Without place-based competition, the commercial health care system has no economic incentive to reduce costs. Reducing our costs reduces their income. If we had a community-based single-payer health care system, it would be in the community’s enlightened self-interest to control health care costs. Wellness programs – the kind that most people don’t have access to now because they don’t generate big corporate profits – would be an essential tool in serving the economic interests of communities. For example, regular check-ups, medication adjustments, nutrition and weight-loss guidance, stress management and fitness programs could reduce heart disease, cancer and diabetes – the plagues of our time.
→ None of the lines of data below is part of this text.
# rampasek/DrVAE

Hardware: AMD Instinct MI355X
Metric: DrVAE ELBO training samples/sec (batch x L) (higher is better)
Workload: dtype f32; 1 GPU; cfg2: DrVAE bortezomib shape: 978 genes, z1=z3=100, enc-z1 800, dec-x 600, enc-z3/dec-z1 200, batch 150/GPU, L=2; global_batch=150, L=2, parallelism=dp1, launch=hipGraph replay, feed=resident, side_chain_cus=64, rccl_ranks=0, params=2321758

## Files before the change

drvae_amd/_lib.py:

```python
import ctypes as C
import os

_HERE = os.path.dirname(os.path.abspath(__file__))
LIB_PATH = os.path.join(_HERE, 'libdrvae_hip.so')

ACT = {'identity': 0, 'elu': 1, 'softplus': 2, 'sigmoid': 3, 'tanh': 4, 'relu': 5, 'leaky_relu': 6, 'selu': 7,
       'softsign': 8, 'cos': 9}
GAUSS_LOGVAR, GAUSS_SIGMA = 0, 1
REC_KIND = {'binary': 0, 'poisson': 1}
EPI_PLAIN, EPI_FWD, EPI_BWD, EPI_KLQ = 0, 1, 2, 3

_f, _i32, _i64, _u64, _p = C.c_float, C.c_int32, C.c_int64, C.c_uint64, C.c_void_p


class GemmDesc(C.Structure):
    _fields_ = [('M', _i32), ('N', _i32), ('K', _i32), ('a_kcontig', _i32), ('b_kcontig', _i32),
                ('A', _p), ('lda', _i64), ('A2', _p), ('lda2', _i64), ('K1', _i32), ('a_kscale', _p),
                ('B', _p), ('ldb', _i64), ('C', _p), ('ldc', _i64), ('alpha', _f), ('beta', _f),
                ('epilogue', _i32), ('scale', _p), ('bias', _p), ('split', _i32), ('act0', _i32), ('act1', _i32),
                ('shift0', _f), ('shift1', _f), ('resid', _p), ('ldr', _i64), ('resid_cols', _i32),
                ('yref', _p), ('ldy', _i64), ('a_colsum', _p), ('colsum_beta', _f), ('flags', _i32),
                ('pub_flag', _p), ('pub_ctr', _p), ('pub_add', _i32), ('tune', _p)]


# ... 98 lines not shown
                ('n_entries', _i32), ('max_rows', _i32), ('S', _i32), ('B', _i32), ('grp_ptr', _p), ('rows', _p), ('src', _p),
                ('cls', _p), ('W', _p), ('b', _p), ('a', _f), ('c', _f), ('w', _f), ('fac', _f), ('theta', _p), ('diff', _p),
                ('cnt', _p), ('m2', _p), ('value', _p), ('dz', _p), ('ldd', _i64)]


class LossTerm(C.Structure):
    _fields_ = [('x', _p), ('w', _p), ('n', _i32), ('scale', _f), ('out', _i32), ('row_len', _i32)]


SIGNATURES = {
    'dv_abi_version': [],
    'dv_error_string': [_i32],
    'dv_source_hash': [],
    'dv_gemm': [C.POINTER(GemmDesc), _p],
    'dv_gemm_pair': [C.POINTER(GemmDesc), C.POINTER(GemmDesc), _p],
    'dv_gemm_heads': [C.POINTER(GemmDesc), C.POINTER(HeadsEpi), _p],
    'dv_gemm_heads_tiles': [_i32],
    'dv_bn_fwd': [_p, _i64, _i32, _i32, _p, _p, _f, _p, _p, _p, _i64, _p, _p, _f, _i32, _p],
    'dv_bn_bwd': [_p, _i64, _p, _i64, _p, _p, _p, _i32, _i32, _p, _i64, _p, _p, _i32, _p],
    'dv_mask_scale': [_p, _i64, _p, _i64, _f, _i32, _i32, _p, _i64, _p],
    'dv_gemm_has_tiling': [_i32],
    'dv_colsum': [_p, _i64, _i32, _i32, _p, _f, _p],
    'dv_act_bwd': [_p, _i64, _p, _i64, _i32, _i32, _i32, _i32, _i32, _f, _f, _p],
    'dv_wn_scale': [_p, _i64, _p, _i32, _i32, _p, _p, _p],
    'dv_wn_bwd': [_p, _i64, _p, _i64, _p, _p, _i32, _i32, _p, _i64, _p, _f, _p],
    'dv_reparam_fwd': [_p, _p, _i64, _p, _i32, _i32, _i32, _p, _i64, _i32, _p, _i64, _p, _i64, _p, _i64, _p, _i64, _p,
                       _p],
    'dv_reparam_bwd_seg': [_p, _i64, _p, _i64, _p, _i64, _p, _p, _i32, _i32, _i32, _p, _i64, _p, _p, _p, _p, _i64, _f,
                           C.POINTER(Bump), C.POINTER(SegAdd), C.POINTER(Wait), C.POINTER(PriorKl), _p],
    'dv_z2f_post_bwd': [C.POINTER(Z2F), C.POINTER(Wait), _p],
    'dv_reparam_bwd': [_p, _i64, _p, _i64, _p, _i64, _p, _i32, _i32, _i32, _i32, _p, _p, _i64, _f, _p],
    'dv_kl_rows_fwd': [C.POINTER(KlRows), C.POINTER(Wait), _p],
    'dv_kl_rows_fwd_pair': [C.POINTER(KlRows), C.POINTER(KlRows), _p],
    'dv_kl_rows_bwd': [C.POINTER(KlRows), C.POINTER(KlRowsGrad), _p],
    'dv_gauss_nll_rows_fwd': [_p, _i64, _p, _p, _p, _i64, _i32, _i32, _i32, _p, _p, _p, _f, _p],
    'dv_gauss_nll_rows_fwdbwd': [_p, _p, _i64, _p, _p, _p, _i64, _i32, _i32, _i32, _i32, _f, _p, _p, _p, _i64, _p, _p, _p],
    'dv_gauss_nll_rows_raw_cs': [C.POINTER(NllRawCs), _p],
    'dv_nll_raw_cs_chunks': [_i32],
    'dv_nll_raw_cs_row_blocks': [_i32],
    'dv_rec_nll_rows': [_i32, _f, _p, _p, _i64, _p, _p, _i64, _i32, _i32, _p, _p, _i64, _p],
    'dv_gauss_nll_rows_bwd': [_p, _p, _i64, _p, _p, _p, _i64, _i32, _i32, _i32, _i32, _f, _p, _p, _i64, _p, _i64,
                              _f, _p],
    'dv_softmax_clamp_fwd': [_p, _i64, _i32, _i32, _i32, _p, _i64, _p],
    'dv_softmax_clamp_bwd': [_p, _i64, _p, _i64, _i32, _i32, _i32, _p, _i64, _f, _p],
    'dv_cat_terms_fwd': [_p, _i64, _i32, _i32, _p, _p, _i64, _p, _p, _i64, _p, _p, _p],
    'dv_cat_terms_bwd': [_p, _i64, _i32, _i32, _p, _p, _i64, _p, _p, _i64, _p, _p, _i64, _f, _p],
    'dv_smalln_linear_fwd': [_p, _i64, _i32, _p, _i64, _i32, _p, _i64, _p, _i32, _i32, _p, _i64, _p, _i64,
                             C.POINTER(Ymarg), _p, _p, _p],
    'dv_smalln_linear_bwd_data': [_p, _i64, _p, _i64, _p, _i64, _i32, _i32, _i32, C.POINTER(_p), C.POINTER(_i64),
                                  C.POINTER(_i32), C.POINTER(_i32), C.POINTER(_f), C.POINTER(_f), C.POINTER(_i32),
                                  C.POINTER(_f), _p, _i64, _p, _p],
    'dv_smalln_linear_bwd_weight': [_p, _i64, _p, _i64, _p, _i64, _i32, _p, _i64, _i32, _i32, _i32, _p, _i64, _p, _f,
                                    _p, _p, _i32, _p],
    'dv_ymarg_fwd': [_p, _i64, _p, _p, _p, _f, _p, _i32, _i32, _p, _p, _p],
    'dv_ymarg_fwdbwd': [_p, _i64, _p, _p, _p, _f, _p, _p, _p, _i32, _i32, _p, _p, _p, _p, _i64, _p],
    'dv_ymarg_bwd': [_p, _i64, _p, _p, _p, _f, _p, _p, _p, _i32, _i32, _p, _p, _i64, _p],
    'dv_ycont_fwd': [_p, _i64, _p, _p, _p, _i64, _f, _i32, _i32, _i32, _i32, _p, _p, _i64, _p, _i64, _p],
    'dv_ycont_bwd': [_p, _i64, _p, _p, _f, _i32, _p, _p, _p, _i64, _p, _i64, _i32, _i32, _i32, _p, _i64, _p, _p],
    'dv_mmd_rff_fwd': [_p, _i64, _i32, _p, _i64, _i32, _i32, _f, _p, _p, _p],
    'dv_mmd_rff_bwd': [_p, _i64, _i32, _i32, _p, _p, _f, _p, _i64, _p],
    'dv_nuisance_feed': [_p, _p, _i32, _p, _p, _i32, _p, _i32, _i32, _i32, _p, _i64, _p, _i64, _p, _p],
    'dv_mmd_grouped_fwd': [C.POINTER(MmdGrouped), _p],
    'dv_mmd_grouped_bwd': [C.POINTER(MmdGrouped), _p],
    'dv_rows_gather': [_p, _i64, _p, _i32, _i32, _p, _i64, _f, _p, _i32, _p, _i64, C.POINTER(Wait), _p],
    'dv_batch_feed': [C.POINTER(BatchFeed), C.POINTER(BatchMasks), C.POINTER(Wait), _p],
    'dv_batch_masks': [C.POINTER(BatchMasks), _p, _i32, _p, _p, _i32, _i32, _p],
    'dv_rows_segment_sum': [_p, _i64, _p, _p, _p, _i32, _i32, _p, _p, _i64, _f, C.POINTER(Wait), _p],
    'dv_weighted_sum': [_p, _p, _p, _i32, _f, _p, _f, _p],
    'dv_recon_row_stats': [_p, _i64, _p, _i64, _i32, _i32, _p, _p],
    'dv_recon_rows': [C.POINTER(ReconRows), _p],
    'dv_col_moments': [_p, _i64, _p, _i64, _i32, _i32, _p, _i32, _p, _p, _p],
    'dv_mmd_mix_fwd': [_p, _i64, _i32, _i32, _i32, _p, _i32, _p, _i64, _p, _i64, _p, _p],
    'dv_mmd_mix_bwd': [_p, _i64, _i32, _i32, _i32, _p, _i32, _p, _i64, _p, _i64, _p, _f, _p, _i64, _p, _p],
    'dv_mmd_mix_combine': [_p, _i32, _f, _p, _i32, _f, _p, _i32, _f, _p, _p],
    'dv_mmd_identity_fwd': [_p, _i64, _i32, _p, _i64, _i32, _i32, _p, _p, _p],
    'dv_mmd_identity_bwd': [_p, _p, _f, _i32, _i32, _p, _i64, _p],
    'dv_recon_finalize': [_p, _p, _i32, _i32, _p, _i32, _p, _p, _p],
    'dv_rank_metrics': [_p, _i64, _p, _p, _p, _i32, _i32, _i32, _i32, _p, _p, _p],
    'dv_loss_assemble': [C.POINTER(LossTerm), _i32, _p, _p, _p, _p, _i32, _p, _p],
    'dv_loss_assemble_after': [C.POINTER(Wait), C.POINTER(LossTerm), _i32, _p, _p, _p, C.POINTER(Bump), _p, _i32, _p, _p],
    'dv_axpby': [_p, _f, _p, _f, _i64, _p],
    'dv_adam_l2': [_p, _p, _p, _p, _i64, C.POINTER(AdamHyper), _p, _p, _i32, _p],
    'dv_adam_l2_gated': [_p, _p, _p, _p, _i64, C.POINTER(AdamHyper), _p, C.POINTER(Wait), _i64, _i64, _p, _i32, _p],
    'dv_adamax_l2': [_p, _p, _p, _p, _i64, C.POINTER(AdamHyper), _p, _p, _i32, _p],
    'dv_flag_publish': [_p, _p, _i32, _p],
    'dv_flag_wait': [_p, _p, _i32, _p, _i32, C.POINTER(Publish), _p],
    'dv_counter_add': [_p, _i32, _i64, _p],
    'dv_counters_add2': [_p, _i32, _i64, _p, _i32, _i64, _p, _p],
    'dv_fill_normal': [_p, _i64, _u64, _p, _p],
    'dv_fill_normal_rows': [_p, _p, _i32, _u64, _p, _p, _p],
}

_lib = None
ABI_VERSION = 12


def load():
    global _lib
    if _lib is not None:
        return _lib
    import torch
    path = os.environ.get('DRVAE_HIP_LIB', LIB_PATH)
    if not os.path.exists(path):
        raise RuntimeError(
            'drvae_amd: %s is missing -- build it with `python -m drvae_amd.build` (hipcc, gfx950). '
            'There is no CPU/PyTorch fallback for the hot path.' % LIB_PATH)
    lib = C.CDLL(path)
    for name, argtypes in SIGNATURES.items():
        try:
            fn = getattr(lib, name)
        except AttributeError as e:
            raise RuntimeError('drvae_amd: symbol %s missing from %s (stale build?)' % (name, LIB_PATH)) from e
        fn.argtypes = argtypes
        fn.restype = C.c_char_p if name in ('dv_error_string', 'dv_source_hash') else C.c_int
    if lib.dv_abi_version() != ABI_VERSION:
        raise RuntimeError('drvae_amd: ABI version mismatch in %s' % LIB_PATH)
    _lib = lib
    return lib


def check(code, what):
    if code != 0:
        msg = load().dv_error_string(code)
        raise RuntimeError('drvae_amd: %s failed: %s (%d)' % (what, msg.decode() if msg else '?', code))
```

drvae_amd/chain.py:

```python
import torch

from . import kernels as K


def _pad4(n):
    return (n + 3) // 4 * 4


def _whole_rows(t):
    b = t._base
    return (b is not None and b.dim() == 2 and t.dim() == 2 and b.is_contiguous() and t.stride() == (b.shape[1], 1)
            and b.shape[1] == _pad4(t.shape[1]) and (t.storage_offset() - b.storage_offset()) % b.shape[1] == 0)


class _Lin:

    def __init__(self, arena, wname, bname, gname=None, second=None, act='identity', act1=None, shift0=0.0,
                 shift1=0.0):
        if second is None:
            self.W, self.dW = arena.p(wname), arena.g(wname)
            self.b, self.db = arena.p(bname), arena.g(bname)
            self.g = arena.p(gname) if gname else None
            self.dg = arena.g(gname) if gname else None
            self.split = self.W.shape[0]
        else:
            w2, b2, g2 = second
            self.W, self.dW = arena.fused(arena.param, wname, w2), arena.fused(arena.grad, wname, w2)
            self.b, self.db = arena.fused(arena.param, bname, b2), arena.fused(arena.grad, bname, b2)
            self.g = arena.fused(arena.param, gname, g2) if gname and g2 else None
            self.dg = arena.fused(arena.grad, gname, g2) if gname and g2 else None
            self.split = arena.shapes[wname][0]
        self.N, self.Kin = self.W.shape
        self.act0, self.act1 = act, (act if act1 is None else act1)
        self.shift0, self.shift1 = shift0, shift1
        dev = self.W.device
        if self.g is not None:
            self.scale = torch.empty(self.N, device=dev)
            self.norm = torch.empty(self.N, device=dev)
            self.raw = torch.empty(self.N, self.Kin, device=dev)
        else:
            self.scale = self.norm = self.raw = None


class _Chain:

    def __init__(self, layers, M, device, resid_cols=0):
        self.layers, self.M, self.resid_cols = layers, M, resid_cols
        self.out = [torch.zeros(M, _pad4(l.N), device=device)[:, :l.N] for l in layers]
        self.dpre = [torch.zeros(M, _pad4(l.N), device=device)[:, :l.N] for l in layers[:-1]]

    @staticmethod
    def _pad_ok(t):
        if t.dim() != 2 or t.shape[1] % 4 == 0:
            return True
        ld = t.stride(0) if t.shape[0] > 1 else max(t.stride(0), t.shape[1])
        return ld == t.shape[1] or _whole_rows(t)

    def raw_last_ok(self):
        l = self.layers[-1]
        return l.g is None and l.split * 2 == l.N and l.act0 == 'identity' and self.resid_cols == 0

    def forward(self, inputs, resid=None, publish=None, heads=None, raw_last=False):
        x = list(inputs)
        for li, l in enumerate(self.layers):
            if l.g is not None:
                K.wn_scale(l.scale, l.norm, l.W, l.g)
            last = li == len(self.layers) - 1
            kpad = len(x) == 1 and self._pad_ok(x[0])
            if last and heads is not None:
                assert l.split * 2 == l.N
                K.linear_heads(heads.get('out', self.out[li]), x[0], l.W, l.b, split=l.split,
                               x2=x[1] if len(x) > 1 else None, scale=l.scale, act0=l.act0, act1=l.act1,
                               shift0=l.shift0, shift1=l.shift1, resid=resid,
                               resid_cols=self.resid_cols if resid is not None else 0, overread=True,
                               publish=publish if (li == 0 and l.g is None) else None,
                               sample=heads.get('sample'), nll=heads.get('nll'), kpad=kpad)
                return self.out[-1]
            if last and raw_last:
                assert self.raw_last_ok() and resid is None
                K.gemm(self.out[li], x[0], l.W, True, True, A2=x[1] if len(x) > 1 else None, overread=True,
                       publish=publish if li == 0 else None, kpad=kpad)
                return self.out[-1]
            K.linear_fwd(self.out[li], x[0], l.W, l.b, x2=x[1] if len(x) > 1 else None, scale=l.scale, split=l.split,
                         act0=l.act0, act1=l.act1, shift0=l.shift0, shift1=l.shift1,
                         resid=resid if last else None, resid_cols=self.resid_cols if (last and resid is not None) else 0,
                         overread=True, publish=publish if (li == 0 and l.g is None) else None, kpad=kpad)
            x = [self.out[li]]
        return self.out[-1]

    def backward(self, dpre_last, inputs, dinputs=None, publish_after_last=None, publish_first=None, db_last_done=False,
                 klq=None):
        dpre = dpre_last
        pending_pub = publish_first
        took_klq = False
        n_layers = len(self.layers)
        for li in range(n_layers - 1, -1, -1):
            l = self.layers[li]
            db = None if (db_last_done and li == n_layers - 1) else l.db
            srcs = list(inputs) if li == 0 else [self.out[li - 1]]
            if li == len(self.layers) - 2 and publish_after_last is not None:
                pending_pub = publish_after_last

            single_dst = li > 0 or (dinputs is not None and len(srcs) == 1 and dinputs[0] is not None
                                    and len(dinputs[0]) == 1)
            if l.g is None and len(srcs) == 1 and single_dst:
                if li > 0:
                    prev = self.layers[li - 1]
                    K.linear_bwd_pair(l.dW, db, self.dpre[li - 1], dpre, srcs[0], l.W, yref=self.out[li - 1],
                                      act=prev.act0, shift=prev.shift0, overread=True, publish=pending_pub,
                                      npad=self._pad_ok(srcs[0]), npad_x=True)
                    dpre = self.dpre[li - 1]
                else:
                    dst, alpha, beta = dinputs[0][0]
                    if klq is not None and beta == 0.0:
                        K.linear_bwd_pair(l.dW, db, None, dpre, srcs[0], l.W, alpha=alpha, overread=True, publish=pending_pub,
                                          npad=self._pad_ok(srcs[0]), klq=klq)
                        took_klq = True
                    else:
                        K.linear_bwd_pair(l.dW, db, dst, dpre, srcs[0], l.W, alpha=alpha, beta_x=beta, overread=True,
                                          publish=pending_pub, npad=self._pad_ok(srcs[0]), npad_x=_whole_rows(dst))
                pending_pub = None
                continue
            if pending_pub is not None:
                K.flag_publish(*pending_pub)
                pending_pub = None
            dW = l.raw if l.g is not None else l.dW
            c0 = 0
            for si, s in enumerate(srcs):
                w = s.shape[1]
                K.linear_bwd_weight(dW[:, c0:c0 + w], dpre, s, dbias=db if si == 0 else None, overread=True,
                                    npad=len(srcs) == 1 and l.g is None and self._pad_ok(s))
                c0 += w
            if l.g is not None:
                K.wn_bwd(l.dW, l.dg, l.raw, l.W, l.g, l.norm)
            if li > 0:
                prev = self.layers[li - 1]
                K.linear_bwd_data(self.dpre[li - 1], dpre, l.W, kscale=l.scale, yref=self.out[li - 1], act=prev.act0,
                                  shift=prev.shift0, overread=True, npad=True)
                dpre = self.dpre[li - 1]
            elif dinputs is not None:
                c0 = 0
                for si, s in enumerate(srcs):
                    w = s.shape[1]
                    for (dst, alpha, beta) in (dinputs[si] or []):
                        K.linear_bwd_data(dst, dpre, l.W[:, c0:c0 + w], kscale=l.scale, alpha=alpha, beta=beta,
                                          overread=True)
                    c0 += w
        return took_klq
```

The public debate between commercial health care and single-payer is going to come up again. Lobbyists will again crank up the fear of socialized medicine, rationing health care, and death panels. This time, let’s do a better job of presenting a community-based single-payer system as potentially more efficient, lower cost, more accountable, and better quality. Let’s talk about community-based single-payer health care as a local jobs program at the heart of economic development and homeland security. Single-payer has the potential to build the health and wealth of our communities. The most efficient health care system is the one that keeps us well by keeping our health care dollars close to home.

Commercial health care has become corrupt. A new report from the Kaiser Family Foundation shows the average premium for family coverage is $15,000 per year, a 113% increase in ten years. Yet today, the main function of health insurance companies is to reduce the amount of care we receive while they reduce payments to service providers for the care they give. That’s not providing value for consumers, or doctors and hospitals. Health insurance companies are an unnecessary layer of bureaucracy, and an enormous, inefficient administrative burden. They prey on our families and our fears. It’s time for them to go. It’s time for Americans to embrace a community-based single-payer health care system.

 

— Billie Best lives, thinks, writes, farms, and consults in Alford, Massachusetts, and blogs at crazywifefarm.com.